It’s exhausting and irritating as all hell to have my life dictated by a chronic condition.
For the record, I despise the mail order pharmacy that’s associated with my health plan. They’re the only game in town unless I want to have an HMO plan which is totally impractical given my condition. First they screwed up my paperwork and said they never got it. Then I had to have my doctor fax my prescription over twice. The mail order company are big fans of sending threatening letters telling me I’ll have to give them my left kidney or first born child should I refill my prescriptions more than 3 times at a normal pharmacy. Finally they got their shit together and mailed out the prescriptions. I’m fine on the Lamictal (the one that works really well for me), but I’m down to less than a week of the Keppra (the one that works less well). Which one arrives first and I just refilled a week ago? The Lamictal. Though they claimed they mailed both at the same time, the Keppra isn’t supposed to arrive until Tuesday. Which is the day I’ll run out. So instead of bouncing along on my merry way and going to ballet, I have to wait around until that stupid prescription arrives. Couple that with 3 of the 4 people who usually drive me around having different schedules this week and I’m about ready to crawl in a hole and be left alone. It feels like I’m constantly scrambling to get things in place without relying on any one person too frequently, especially in the mornings. At least eventually I’ll get the driving back, but I know I’ll run into situations where my medication gets screwed up for the rest of my life. Meh.
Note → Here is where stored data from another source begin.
template <int MB, int NB, int WM, int U, bool IN_HI, bool OUT_HI, bool SHIFT, bool XF, bool BLK = false>
__global__ __launch_bounds__(256, (IN_HI && !BLK) ? 4 : 2) void corr2_kernel(const CorrArgs a) {
  using G = TileGeom<MB, NB, WM, U>;
  constexpr int S = G::S, WN = G::WN, NI = G::NI, NJ = G::NJ, NPT = G::NPT;
  constexpr int KC = CORR2_KC;
  constexpr int CV = KC / U;
  constexpr int SL = 4 / CV;
  constexpr int NLD = CORR2_NLD;
  static_assert(CV == S, "one real channel per chunk of a HI input");
  static_assert(!OUT_HI || NPT % 32 == 0 || (!SHIFT && NPT % 4 == 0 && U != 8),
                "T-form tiles hold whole 32-row phase blocks");

  extern __shared__ __attribute__((aligned(16))) float smem[];
  const int RLs = a.RLs;
  float* Wl0 = smem;
  float* Il0 = smem + 2 * KC * MB;

  const int tid = threadIdx.x;
  const int lane = tid & 63;
  const int wave = __builtin_amdgcn_readfirstlane(tid >> 6);
  const int wm = wave / WN, wn = wave % WN;
  const int l31 = lane & 31, h = lane >> 5;
  const int wc = wave % CV;
  const int wslice = wave / CV;
  const int nld = a.nld;

  const __amdgpu_buffer_rsrc_t wrsrc =
      __builtin_amdgcn_make_buffer_rsrc(const_cast<float*>(a.wp), 0, 0x7fffffff, 0x00020000);
  constexpr int F4R = MB / 4;
  constexpr int RPI = 64 / F4R;
  constexpr int NINS = KC / RPI;
  constexpr int NPASS = NINS / 4;
  static_assert(NINS % 4 == 0, "weight tile instructions divide among 4 waves");

  const int nch = (a.Ktot + KC - 1) / KC;
  const int nchan = IN_HI ? a.Cv / S : a.Cv;
  TileIter it;
  it.init(a, nch);
  TileWork tw;
  while (it.next(a, nch, tw)) {
  const int c0 = tw.c0, c1 = tw.c1;
  const int rowtile = a.rt0 + tw.tile / a.ncoltiles;
  const int coltile = tw.tile % a.ncoltiles;
  const int m0 = rowtile * MB;
  const int n0 = rowtile * NPT;
  if (tile_is_dead<MB, OUT_HI>(a, m0)) continue;
  const ColTile ct = make_coltile(coltile * NB, a.Tcols, NB);

  const long left = (long)(a.B - ct.b0) * a.Lin * 4;
  const long nb0 = left * a.in.C0, nb1 = left * a.in.C1;
  const __amdgpu_buffer_rsrc_t r0 = __builtin_amdgcn_make_buffer_rsrc(
      const_cast<float*>(a.in.p0) + (size_t)ct.b0 * a.in.C0 * a.Lin, 0,
      (int)(nb0 < 0x7fffffffL ? nb0 : 0x7fffffffL), 0x00020000);
  const __amdgpu_buffer_rsrc_t r1 = __builtin_amdgcn_make_buffer_rsrc(
      a.in.C1 ? const_cast<float*>(a.in.p1) + (size_t)ct.b0 * a.in.C1 * a.Lin
              : const_cast<float*>(a.in.p0),
      0, (int)(nb1 < 0x7fffffffL ? nb1 : 0x7fffffffL), 0x00020000);

  int vo[NLD];
#pragma unroll
  for (int i = 0; i < NLD; ++i) {
    const int j = lane + 64 * (wslice + SL * i);
    vo[i] = (int)0x80000000u;
    if (i < nld && j < a.RLv) {
      int s, tau;
      lds_pos_decode(ct, j, a.Tcols, a.H, s, tau);
      if (ct.b0 + s < a.B) {
        const int wq = tau + a.win_start;
        int idx = -1;
        if (IN_HI) idx = segan_hi_index(S * wq + wc, a.Lin, a.padL, a.mode, a.roll);
        else if (wq >= 0 && wq < a.Lin) idx = wq;
        if (idx >= 0) vo[i] = (s * a.in.C0 * a.Lin + idx) * 4;
      }
    }
  }
  const int il_w = wc * RLs + lane + 64 * wslice;

  const int wrr = lane / F4R, wc4 = lane % F4R;
  const int wgcol = OUT_HI ? ((4 * wc4) / NPT) * a.NP + n0 + (4 * wc4) % NPT : m0 + 4 * wc4;
  const int wvo = (wrr * a.RP + wgcol) * 4;

  int aoff[NI], boff[NJ], rsh[NI];
#pragma unroll
  for (int i = 0; i < NI; ++i) {
    const int rloc = 32 * (wm * NI + i);
    aoff[i] = h * MB + rloc + l31;
    rsh[i] = SHIFT ? a.rowshift[rloc / NPT] : 0;
  }
  int col_b[NJ], col_t[NJ];
  lane_columns<NB, WN, NJ>(a, ct, wn, l31, h, col_b, col_t, boff);
  int aoffx[NI], boffx[NJ];
#pragma unroll
  for (int i = 0; i < NI; ++i) aoffx[i] = aoff[i] + h * (U - 1) * MB;
#pragma unroll
  for (int j = 0; j < NJ; ++j) boffx[j] = boff[j] + h * (RLs - 1);
  float b30[NJ];
#pragma unroll
  for (int j = 0; j < NJ; ++j) b30[j] = 0.0f;

  f32x16 acc[NI][NJ];
#pragma unroll
  for (int i = 0; i < NI; ++i)
#pragma unroll
    for (int j = 0; j < NJ; ++j)
#pragma unroll
      for (int e = 0; e < 16; ++e) acc[i][j][e] = 0.0f;

  f32x16 accs[BLK ? NI : 1][BLK ? NJ : 1];
  if (BLK) {
#pragma unroll
    for (int i = 0; i < NI; ++i)
#pragma unroll
      for (int j = 0; j < NJ; ++j)
#pragma unroll
        for (int e = 0; e < 16; ++e) accs[BLK ? i : 0][BLK ? j : 0][e] = 0.0f;
  }

  float ireg[NLD];
  float xsc = 1.0f, xsh = 0.0f, xsl = 1.0f;

  auto load_chunk = [&](int ch, int buf) {
    float* Wl = Wl0 + buf * (KC * MB);
#pragma unroll
    for (int p = 0; p < NPASS; ++p) {
      const int q = wave + 4 * p;
      __builtin_amdgcn_raw_ptr_buffer_load_lds(
          wrsrc, (__attribute__((address_space(3))) void*)(Wl + q * 256), 16, wvo,
          (ch * KC + q * RPI) * a.RP * 4, 0, 0);
    }
    const int chan = IN_HI ? ch : ch * CV + wc;
    const bool cok = chan < nchan;
    const bool seg1 = chan >= a.in.C0;
    const int cc = seg1 ? chan - a.in.C0 : chan;
    const int soff = cok ? cc * a.Lin * 4 : (int)0x7fffffff;
    if (XF) {
      typedef const __attribute__((address_space(4))) float* cptr;
      const int cx = cok ? chan : 0;
      xsl = ((cptr)a.in.slope)[cx];
      xsc = ((cptr)a.in.scale)[cx];
      xsh = ((cptr)a.in.shift)[cx];
    }
    const __amdgpu_buffer_rsrc_t rs = seg1 ? r1 : r0;
#pragma unroll
    for (int i = 0; i < NLD; ++i)
      if (i < nld) ireg[i] = buf_load_f32(rs, vo[i], soff);
  };
  auto store_chunk = [&](int buf) {
    float* Il = Il0 + buf * (CV * RLs) + il_w;
#pragma unroll
    for (int i = 0; i < NLD; ++i) {
      if (i < nld) {
        float v = ireg[i];
        if (XF) {
          v = fmaf(v, xsc, xsh);
          v = v > 0.0f ? v : v * xsl;
        }
        Il[64 * SL * i] = v;
      }
    }
  };

  load_chunk(c0, 0);
  store_chunk(0);
  __syncthreads();
  auto one_chunk = [&](auto fm, auto zp, int ch, auto sbuf) {
    int buf = decltype(sbuf)::value >= 0 ? decltype(sbuf)::value : (ch - c0) & 1;
    asm volatile("" : "+s"(buf));
    if (ch + 1 < c1) load_chunk(ch + 1, buf ^ 1);
    corr_mma_chunk<MB, U, KC, NI, NJ, SHIFT, decltype(fm)::value, decltype(zp)::value, NPT>(
        Wl0 + buf * (KC * MB), Il0 + buf * (CV * RLs), RLs, aoff, boff, rsh, acc, b30, h, aoffx, boffx);
    if (ch + 1 < c1) store_chunk(buf ^ 1);
    __syncthreads();
  };
  using Plain = IntC<0>;
  using NoZ = IntC<-1>;
  if constexpr (BLK) {
    static_assert(SEGAN_ACC_BLOCK % 2 == 0, "blocks hold whole channel pairs");
    for (int cb = c0; cb < c1; cb += SEGAN_ACC_BLOCK) {
      const int ce = min(cb + SEGAN_ACC_BLOCK, c1);
      if (IN_HI && a.f_pair) {
        for (int ch = cb; ch < ce; ch += 2) {
          one_chunk(IntC<(IN_HI && !SHIFT) ? 1 : 0>{}, NoZ{}, ch, NoZ{});
          one_chunk(IntC<(IN_HI && !SHIFT) ? 2 : 0>{}, NoZ{}, ch + 1, NoZ{});
        }
      } else {
        for (int ch = cb; ch < ce; ++ch) one_chunk(Plain{}, NoZ{}, ch, NoZ{});
      }
      acc_block_flush<NI, NJ>(acc, accs);
    }
  } else if constexpr (IN_HI && !SHIFT) {
    if (a.f_pair) {
      for (int ch = c0; ch < c1; ch += 2) {
        one_chunk(IntC<1>{}, NoZ{}, ch, IntC<0>{});
        one_chunk(IntC<2>{}, NoZ{}, ch + 1, IntC<1>{});
      }
    } else {
      for (int ch = c0; ch < c1; ++ch) one_chunk(Plain{}, NoZ{}, ch, NoZ{});
    }
  } else if constexpr (OUT_HI && U == 8) {
    constexpr int ZPK = SHIFT ? 2 : 3;
    if (a.zphase == ZPK) {
      for (int ch = c0; ch < c1; ++ch) one_chunk(Plain{}, IntC<ZPK>{}, ch, NoZ{});
    } else {
      for (int ch = c0; ch < c1; ++ch) one_chunk(Plain{}, NoZ{}, ch, NoZ{});
    }
  } else {
    for (int ch = c0; ch < c1; ++ch) one_chunk(Plain{}, NoZ{}, ch, NoZ{});
  }
  if constexpr (BLK) {
#pragma unroll
    for (int i = 0; i < NI; ++i)
#pragma unroll
      for (int j = 0; j < NJ; ++j) acc[i][j] = accs[i][j];
  }

  if (tw.partial)
    slab_store<NI, NJ>(a.sk_ws + (size_t)(blockIdx.x * 2 + tw.piece) * (MB * NB), acc, tid);
  else
    corr_store_tile<MB, NB, WM, U, OUT_HI>(a, acc, m0, n0, wm, h, col_b, col_t);
  }
}

template <int MB, int NB, int WM, int U, bool OUT_HI, int KC>
__global__ __launch_bounds__(256) void corr_fixup_kernel(const CorrArgs a) {
  using G = TileGeom<MB, NB, WM, U>;
  constexpr int WN = G::WN, NI = G::NI, NJ = G::NJ, NPT = G::NPT;
  const int tid = threadIdx.x;
  const int lane = tid & 63, wave = __builtin_amdgcn_readfirstlane(tid >> 6);
  const int wm = wave / WN, wn = wave % WN;
  const int l31 = lane & 31, h = lane >> 5;
  const int nch = (a.Ktot + KC - 1) / KC;
  const int t = blockIdx.x;
  const long u0 = (long)t * nch, u1 = u0 + nch - 1;
  const int g_first = (int)(u0 / a.sk_units), g_last = (int)(u1 / a.sk_units);
  if (g_first == g_last) return;
  const int tile = a.sk_nfull + t;
  const int rowtile = a.rt0 + tile / a.ncoltiles;
  const int coltile = tile % a.ncoltiles;
  const int m0 = rowtile * MB, n0 = rowtile * NPT;
  if (tile_is_dead<MB, OUT_HI>(a, m0)) return;
  const ColTile ct = make_coltile(coltile * NB, a.Tcols, NB);
  int col_b[NJ], col_t[NJ], boff[NJ];
  lane_columns<NB, WN, NJ>(a, ct, wn, l31, h, col_b, col_t, boff);
  f32x16 acc[NI][NJ];
#pragma unroll
  for (int i = 0; i < NI; ++i)
#pragma unroll
    for (int j = 0; j < NJ; ++j)
#pragma unroll
      for (int e = 0; e < 16; ++e) acc[i][j][e] = 0.0f;
  auto slab_of = [&](int g) {
    const int piece = t - (int)(((long)g * a.sk_units) / nch);
    return reinterpret_cast<const f32x4*>(a.sk_ws + (size_t)(g * 2 + piece) * (MB * NB));
  };
  constexpr int NV = NI * NJ * 4;
  for (int g = g_first; g <= g_last; g += 2) {
    const bool two = g + 1 <= g_last;
    const f32x4* s0 = slab_of(g);
    const f32x4* s1 = slab_of(two ? g + 1 : g);
    f32x4 v0[NV], v1[NV];
#pragma unroll
    for (int q = 0; q < NV; ++q) v0[q] = s0[q * 256 + tid];
    if (two) {
#pragma unroll
      for (int q = 0; q < NV; ++q) v1[q] = s1[q * 256 + tid];
    }
#pragma unroll
    for (int q = 0; q < NV; ++q)
#pragma unroll
      for (int e = 0; e < 4; ++e) acc[q / (NJ * 4)][(q / 4) % NJ][4 * (q % 4) + e] += v0[q][e];
    if (two) {
#pragma unroll
      for (int q = 0; q < NV; ++q)
#pragma unroll
        for (int e = 0; e < 4; ++e) acc[q / (NJ * 4)][(q / 4) % NJ][4 * (q % 4) + e] += v1[q][e];
    }
  }
  corr_store_tile<MB, NB, WM, U, OUT_HI>(a, acc, m0, n0, wm, h, col_b, col_t);
}

__global__ void fold_halo_kernel(float* dx, const float* halo, int rows, int L, int padL,
                                 int padR, int roll, int per_sample) {
  const int hl = padL + padR;
  if (per_sample) {
    const long t = (long)blockIdx.x * blockDim.x + threadIdx.x;
    if (t >= (long)rows * hl) return;
    const int row = (int)(t / hl), j = (int)(t - (long)row * hl);
    const int P = j < padL ? j : L + j;
    const int idx = segan_hi_index(P, L, padL, SEGAN_PAD_REFLECT, roll);
    if (idx >= 0) dx[(size_t)row * L + idx] += halo[(size_t)row * hl + j];
    return;
  }
  const int row = blockIdx.x * blockDim.x + threadIdx.x;
  if (row >= rows) return;
  float* d = dx + (size_t)row * L;
  const float* hrow = halo + (size_t)row * hl;
  for (int P = 0; P < padL; ++P) {
    const int idx = segan_hi_index(P, L, padL, SEGAN_PAD_REFLECT, roll);
    if (idx >= 0) d[idx] += hrow[P];
  }
  for (int P2 = 0; P2 < padR; ++P2) {
    const int idx = segan_hi_index(L + padL + P2, L, padL, SEGAN_PAD_REFLECT, roll);
    if (idx >= 0) d[idx] += hrow[padL + P2];
  }
}

#define CS_KC 16
struct ShortArgs {
  const float* da;
  const float* wg;
  float* dx;
  int B, N, M, L, Ls, padL, padRw, roll, ncoltiles;
  int xr8, xbc;
};

template <int S>
__global__ __launch_bounds__(256, 2) void conv_dgrad_short_kernel(const ShortArgs a) {
  constexpr int MB = 128, NB = 128, KC = CS_KC, NI = 2, NJ = 2, YP = 65, U = 32 / S;
  extern __shared__ __attribute__((aligned(16))) float smem[];
  float* Wl0 = smem;
  float* Il0 = smem + 2 * KC * MB;
  const int tid = threadIdx.x;
  const int lane = tid & 63;
  const int wave = __builtin_amdgcn_readfirstlane(tid >> 6);
  const int wm = wave >> 1, wn = wave & 1;
  const int l31 = lane & 31, h = lane >> 5;
  int rowtile, coltile;
  if (a.xbc > 0) {
    const int x = blockIdx.x & 7, k = blockIdx.x >> 3;
    const int per = a.xr8 * a.xbc;
    const int cb = k / per, rem = k - cb * per;
    const int wdt = min(a.xbc, a.ncoltiles - cb * a.xbc);
    const int rr = rem / wdt;
    rowtile = x * a.xr8 + rr;
    coltile = cb * a.xbc + rem - rr * wdt;
  } else {
    const int vb = xcd_remap(blockIdx.x, gridDim.x);
    rowtile = vb / a.ncoltiles;
    coltile = vb - rowtile * a.ncoltiles;
  }
  const int Ls = a.Ls, L = a.L;
  const int n0 = rowtile * 4;
  const int b0 = coltile * (NB / Ls);
  const int rowpitch = a.N * 32;

  const long wbytes = (long)a.M * rowpitch * 4, xbytes = (long)a.B * a.M * Ls * 4;
  const __amdgpu_buffer_rsrc_t wrs = __builtin_amdgcn_make_buffer_rsrc(
      const_cast<float*>(a.wg), 0, (int)(wbytes < 0x7fffffffL ? wbytes : 0x7fffffffL), 0x00020000);
  const __amdgpu_buffer_rsrc_t xrs = __builtin_amdgcn_make_buffer_rsrc(
      const_cast<float*>(a.da), 0, (int)(xbytes < 0x7fffffffL ? xbytes : 0x7fffffffL), 0x00020000);
  const int lr = lane >> 5, lc = 4 * (lane & 31);
  const int wvo = (lr * rowpitch + rowtile * MB + lc) * 4;
  const int s_l = lc / Ls, t_l = lc - s_l * Ls;
  const int xvo = (b0 + s_l < a.B) ? ((s_l * a.M + lr) * Ls + t_l) * 4 : (int)0x80000000u;

  auto load_chunk = [&](int ch, int buf) {
    float* Wl = Wl0 + buf * (KC * MB);
    float* Il = Il0 + buf * (KC * NB);
#pragma unroll
    for (int p = 0; p < KC / 8; ++p) {
      const int q = wave + 4 * p;
      __builtin_amdgcn_raw_ptr_buffer_load_lds(
          wrs, (__attribute__((address_space(3))) void*)(Wl + q * 256), 16, wvo,
          (ch * KC + 2 * q) * rowpitch * 4, 0, 0);
      __builtin_amdgcn_raw_ptr_buffer_load_lds(
          xrs, (__attribute__((address_space(3))) void*)(Il + q * 256), 16, xvo,
          ((b0 * a.M + ch * KC + 2 * q) * Ls) * 4, 0, 0);
    }
  };

  int aoff[NI], boff[NJ], rsh[NI];
#pragma unroll
  for (int i = 0; i < NI; ++i) {
    aoff[i] = h * MB + 32 * (wm * NI + i) + l31;
    rsh[i] = 0;
  }
#pragma unroll
  for (int j = 0; j < NJ; ++j) boff[j] = h * NB + 64 * wn + 32 * j + l31;

  f32x16 acc[NI][NJ];
#pragma unroll
  for (int i = 0; i < NI; ++i)
#pragma unroll
    for (int j = 0; j < NJ; ++j)
#pragma unroll
      for (int e = 0; e < 16; ++e) acc[i][j][e] = 0.0f;

  const int nch = a.M / KC;
  float b30_unused[NJ] = {};
  load_chunk(0, 0);
  __builtin_amdgcn_s_waitcnt(0x0f70);
  __syncthreads();
  for (int ch = 0; ch < nch; ++ch) {
    const int buf = ch & 1;
    if (ch + 1 < nch) load_chunk(ch + 1, buf ^ 1);
    corr_mma_chunk<MB, 1, KC, NI, NJ, false>(Wl0 + buf * (KC * MB), Il0 + buf * (KC * NB), NB, aoff,
                                             boff, rsh, acc, b30_unused, h, aoff, boff);
    __builtin_amdgcn_s_waitcnt(0x0f70);
    __syncthreads();
  }

  float* Yb = smem + wave * (32 * YP);
  const int bw = b0 + (64 * wn) / Ls;
  auto dxp = [&](int P, int cbase) -> float {
    const int r = P % S, qq = P / S;
    float v = 0.0f;
#pragma unroll
    for (int u = 0; u < U; ++u) {
      const int t = qq - u;
      if (t >= 0 && t < Ls) v += Yb[(r * U + u) * YP + cbase + t];
    }
    return v;
  };
#pragma unroll
  for (int i = 0; i < NI; ++i) {
#pragma unroll
    for (int j = 0; j < NJ; ++j)
#pragma unroll
      for (int e = 0; e < 16; ++e)
        Yb[((e & 3) + 8 * (e >> 2) + 4 * h) * YP + 32 * j + l31] = acc[i][j][e];
    __syncthreads();
    const int n = n0 + 2 * wm + i;
#pragma unroll
    for (int p = 0; p < S; ++p) {
      const int o = p * 64 + lane;
      const int sl = o / L, io = o - sl * L;
      const int b = bw + sl;
      float v = dxp(io + a.padL, sl * Ls);
      if (io >= 1 && io <= a.padL) v += dxp(a.padL - io, sl * Ls);
      const int jr = L - 2 - io;
      if (jr >= 0 && jr < a.padRw) v += dxp(L + a.padL + jr, sl * Ls);
      if (b < a.B && n < a.N) {
        int ii = io - a.roll;
        if (ii < 0) ii += L;
        if (ii >= L) ii -= L;
        a.dx[((size_t)b * a.N + n) * L + ii] = v;
      }
    }
    __syncthreads();
  }
}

On a happier note, one of the other couples hosted a hybrid Halloween / game night. It was nice to get together and see people we don’t normally see regularly. And get rid of the beer Boy didn’t like. We also got doughnuts from the gourmet doughnut place yesterday. They’ve forever ruined Dunkin Donuts for me because they’re about a million times better. Today may very well be a lay around half watching TV and take a nap day. Thank you, time change. I’ll definitely need my Starbucks fix tomorrow morning.
Since everyone likes to do the 30 days of gratitude in November (which I do pretty much every day anyway), I’ll knock out a few positives to wrap this up:
*Having a very productive conversation with Boy yesterday and sorting out what’s a big deal to the other person.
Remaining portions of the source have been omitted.